I ran SQL Server on NT on Alpha in the 90s, it was actually very good, but you
had to treat it as a dedicated appliance rather than a general-purpose
computer because as you say, there was very little software available.

Then the industry took a weird meander through DEC StrongARM and now Microsoft
is looking at Windows on ARM seriously again...

------
walrus01
I remember seeing NT3.5 running on an Alpha at a trade show around the same
time period. A higher end model than the one the author posts here. The reason
why it never found "consumer success" is that in late 1993 dollars it cost
$7800 , equivalent to about $13,600 today. When at the same time it was
possible to buy a 486DX/33 for just under $2000 in a pretty decent, though not
nearly as capable configuration. That is what consumers could afford.

------
djsumdog
I remember playing with a MSDN copy of Win NT 3.51 in my cousin's cubical back
at AMI in the late 90s. We had NT4 on a Pentium Pro I got to admin back in
high school. I even tried to see if I could get the library computers to login
off a Samba PDC instead of the NT4 Server. A lot of stuff didn't work, and
group policies were pretty janky.

I like how the author also has an SGI and two Sun machines next to this one.
We got a hold of some old Sun Stations in University back in 2001; paid like
$12 for a crate of them. They were made in the 80s and had dual 100MB SCSI
hard drives, tons of ram slots (I want to say 32 or 64MB of potential ram),
and those crazy optical mice that needed the grid based mouse pads. I think I
got RedHat running on mine and didn't do much with it.

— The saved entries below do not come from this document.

# hannes-holey/GaPFlow

Measured on AMD Instinct MI355X. Metric: Mcell-updates/s (fp64), 4096^2 grid, higher is better.
Workload: dtype f64; 1 GPU; 2D journal bearing 4096x4096, fixed DH EOS, all-periodic, adaptive CFL 0.5 (BASELINE.json configs[2]); slabs=1

## Files before the change

gapflow_amd/csrc/api.hip:

```cpp
#include <hip/hip_runtime.h>
#include <algorithm>
#include <cmath>
#include <cstdio>
#include <cstdlib>
#include <cstring>
#include <map>
#include <mutex>
#include <string>
#include <tuple>
#include <vector>

#include "../../include/gapflow_hip.h"
#include "phys_setup.hpp"
#include "step_kernel.hip"
#include "aux_kernels.hip"
#include "step2_kernel.hip"
#include "gp_kernels.hip"
#include "elastic_kernels.hip"
#include "small_kernel.hip"
#include "profile_kernels.hip"

using namespace gpf;

static thread_local std::string g_err;
static const bool g_debug = std::getenv("GPF_DEBUG") != nullptr;
#define DBG(...) do { if (g_debug) { std::fprintf(stderr, "[gpf] " __VA_ARGS__); std::fprintf(stderr, "\n"); std::fflush(stderr); } } while (0)

static int fail(int code, const std::string& msg) {
    g_err = msg;
    return code;
}

struct gpf_handle;
static int enter(gpf_handle* h, bool reads_only = false);

#define HIP_TRY(expr)                                                                                   \
    do {                                                                                                \
        hipError_t e_ = (expr);                                                                         \
        if (e_ != hipSuccess)                                                                           \
            return fail(GPF_ERR_HIP, std::string(#expr) + ": " + hipGetErrorString(e_));               \
    } while (0)

#define GPF_TRY(expr)                                                                                   \
    do {                                                                                                \
        int r_ = (expr);                                                                                \
        if (r_ != GPF_OK) return r_;                                                                    \
    } while (0)

static_assert(sizeof(LogEntry) == sizeof(gpf_scalars_t), "LogEntry must mirror gpf_scalars_t");
static constexpr size_t PLANE_PAD_BYTES = 256;
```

I'd love to collect and work on old stuff like this, but I started to do some
hard core backpacking in my 30s and my parents threw out nearly everything
while I was over seas for a few years. I'd really like to stay minimal with a
room full or less of stuff, so I don't see myself getting into old computing
any time soon. I'll just read posts like this and read The 8-Bit guy to get
that nostalgia fix.

Oh and if you're ever in Seattle and love old machines, check out The Living
Computer Museum. They have actual Altos, HP UX, TIs, Apples, and DEC Alpha
machines you can log into and play with. It's pretty amazing.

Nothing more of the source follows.